大型语言模型（llm）的开发已经彻底改变了自动代码生成。然而，它们对计算资源的高需求阻碍了更广泛的部署，并引起了环境问题。减少计算需求的一个常见策略是缓存来自注意力机制的键值（KV）状态，这是主流llm主要采用的方法。它可以减轻重复注意力计算的需要，但带来了显著的内存开销。目前NLP的实践经常使用稀疏注意力，不幸的是，这可能导致代码生成任务中的大量不准确或幻觉。本文通过实证研究分析了代码生成模型中的注意力权重分布，揭示了一个稀疏模式，即信息在特定锚点的聚集。基于这一观察，我们提出了一种新颖的方法，AnchorCoder，它具有用于提取和压缩上下文信息的令牌式锚点注意，以及用于跨层通信的分层式锚点注意，以减轻由压缩引起的过度叠加问题。跨多个基准数据集的广泛实验证实了AnchorCoder的有效性，它可以持续地实现KV缓存需求的显着（至少70%）减少，同时保留大部分模型的性能。

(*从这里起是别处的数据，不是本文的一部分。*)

int asb_project_begin(asb_ctx* ctx, int64_t K) {
    const size_t rows = (size_t)ctx->n_loc * 3;
    int rc;
    int64_t mt = 768;
    if (const char* e = getenv("ASB_M_TARGET")) mt = atoll(e) > 16 ? atoll(e) : 16;
    ctx->m_target = ctx->N_glob < mt ? ctx->N_glob : mt;
    ctx->m_cap = ctx->N_glob < 2 * mt ? ctx->N_glob : 2 * mt;
    if ((rc = asb_alloc(ctx, &ctx->energy, (size_t)ctx->n_loc))) return rc;
    if ((rc = asb_alloc(ctx, &ctx->W, (size_t)K * ctx->Fp))) return rc;
    if ((rc = asb_alloc(ctx, &ctx->comps, (size_t)K * rows))) return rc;
    if ((rc = asb_alloc(ctx, &ctx->scal, (size_t)(K + 1) * 4))) return rc;
    if ((rc = asb_alloc(ctx, &ctx->xrec, (size_t)(2 + 3 * ctx->Fp)))) return rc;
    if ((rc = asb_alloc(ctx, &ctx->s_dev, (size_t)ctx->n_loc))) return rc;
    if ((rc = asb_alloc(ctx, &ctx->Wt, (size_t)ctx->Fp * ASB_PANEL_COLS))) return rc;
    if ((rc = asb_alloc(ctx, &ctx->wn2t, (size_t)ASB_PANEL_COLS))) return rc;
    if ((rc = asb_alloc(ctx, &ctx->candR, (size_t)ctx->m_cap * 3 * ctx->Fp))) return rc;
    if ((rc = asb_alloc(ctx, &ctx->cand_e, (size_t)ctx->m_cap))) return rc;
    if ((rc = asb_alloc(ctx, &ctx->cand_idx, (size_t)ctx->m_cap))) return rc;
    if ((rc = asb_alloc(ctx, &ctx->cpmax, (size_t)ctx->nblk_cap))) return rc;
    if ((rc = asb_alloc(ctx, &ctx->cpidx, (size_t)ctx->nblk_cap))) return rc;
    if ((rc = asb_alloc(ctx, &ctx->cpsum, (size_t)ctx->nblk_cap))) return rc;
    if ((rc = asb_alloc(ctx, &ctx->colpart, (size_t)ctx->nblk_cap * 16))) return rc;
    if ((rc = asb_alloc(ctx, &ctx->hist, (size_t)ASB_NBINS))) return rc;
    if ((rc = asb_alloc(ctx, &ctx->pstate, (size_t)1))) return rc;
    if ((rc = asb_alloc(ctx, &ctx->gram, (size_t)K * ASB_PANEL_COLS))) return rc;
    if ((rc = asb_alloc(ctx, &ctx->gram_s, (size_t)K * ASB_PANEL_COLS))) return rc;
    if ((rc = asb_alloc(ctx, &ctx->ctmp, (size_t)ASB_CBLOCKS * ctx->m_cap))) return rc;
    if ((rc = asb_alloc(ctx, &ctx->ccnt, (size_t)ASB_CBLOCKS))) return rc;
    StreamCfg c;
    if (!pick_cfg(ctx->Fp, c)) ASB_FAIL(ctx, ASB_ERR_LIMIT, "F too large");
    hipLaunchKernelGGL(k_sc_set, dim3(1), dim3(1), 0, ctx->stream, ctx->scalar_dev, (int)SC_TAU_DIV, 1.0e300);
    ctx->diverse_next = ctx->read_diverse = false;
    ctx->n_diverse_reads = 0;
    ctx->sub_cur = 0;
    for (int q = 0; q < 8; ++q) ctx->sub_budget[q] = ASB_PANEL_COLS;
    if (ctx->e0_valid && ctx->E0 && ctx->e0_reuse) {
        const long long nmax = ctx->n_loc > (K + 1) * 4 ? ctx->n_loc : (K + 1) * 4;
        hipLaunchKernelGGL(k_begin_reset, dim3((unsigned)((nmax + 255) / 256 < 2048 ? (nmax + 255) / 256 : 2048)), dim3(256), 0, ctx->stream,
                           ctx->scal, (long long)(K + 1) * 4, ctx->hist, (int)ASB_NBINS, ctx->energy, ctx->E0, (long long)ctx->n_loc,
                           ctx->scalar_dev, ctx->e0_sc);
        ASB_CHECK_LAUNCH(ctx);
        ctx->nblk = 0;
        ctx->n_energy_pass = 0;
        return ASB_OK;
    }
    ASB_HIP(ctx, hipMemsetAsync(ctx->hist, 0, ASB_NBINS * sizeof(int), ctx->stream));
    ASB_HIP(ctx, hipMemsetAsync(ctx->scal, 0, (size_t)(K + 1) * 4 * sizeof(double), ctx->stream));
    const int grid = stream_grid(ctx, c, ctx->n_loc);
    StreamArgs a{ctx->X, nullptr, nullptr, nullptr, nullptr, ctx->energy, ctx->pmax, ctx->pidx, ctx->psum,
                 (long long)ctx->n_loc, nullptr};
    launch_stream(ctx, c, false, grid, a);
    ASB_CHECK_LAUNCH(ctx);
    ctx->nblk = grid;
    hipLaunchKernelGGL(k_range_init, dim3(1), dim3(256), 0, ctx->stream, ctx->pmax, ctx->pidx, ctx->psum, ctx->nblk,
                       ctx->scalar_dev, 1);
    ASB_CHECK_LAUNCH(ctx);
    ctx->n_energy_pass = 1;
    ctx->mean_frac = 0.0;
    ctx->ev_valid = false;
    if ((rc = asb_alloc(ctx, &ctx->E0, (size_t)ctx->n_loc))) return rc;
    if ((rc = asb_alloc(ctx, &ctx->e0_sc, (size_t)4))) return rc;
    ASB_HIP(ctx, hipMemcpyAsync(ctx->E0, ctx->energy, (size_t)ctx->n_loc * sizeof(double), hipMemcpyDeviceToDevice, ctx->stream));
    ASB_HIP(ctx, hipMemcpyAsync(ctx->e0_sc, ctx->scalar_dev + SC_NORMX2, 2 * sizeof(double), hipMemcpyDeviceToDevice, ctx->stream));
    ctx->e0_valid = true;
    return ASB_OK;
}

本文章由计算机程序翻译，如有差异，请以英文原文为准。

求助全文

约1分钟内获得全文求助全文

来源期刊

IEEE Transactions on Software Engineering 工程技术-工程：电子与电气

CiteScore

9.70

自引率

10.80%

发文量

724

审稿时长

6 months

期刊介绍： IEEE Transactions on Software Engineering seeks contributions comprising well-defined theoretical results and empirical studies with potential impacts on software construction, analysis, or management. The scope of this Transactions extends from fundamental mechanisms to the development of principles and their application in specific environments. Specific topic areas include: a) Development and maintenance methods and models: Techniques and principles for specifying, designing, and implementing software systems, encompassing notations and process models. b) Assessment methods: Software tests, validation, reliability models, test and diagnosis procedures, software redundancy, design for error control, and measurements and evaluation of process and product aspects. c) Software project management: Productivity factors, cost models, schedule and organizational issues, and standards. d) Tools and environments: Specific tools, integrated tool environments, associated architectures, databases, and parallel and distributed processing issues. e) System issues: Hardware-software trade-offs. f) State-of-the-art surveys: Syntheses and comprehensive reviews of the historical development within specific areas of interest.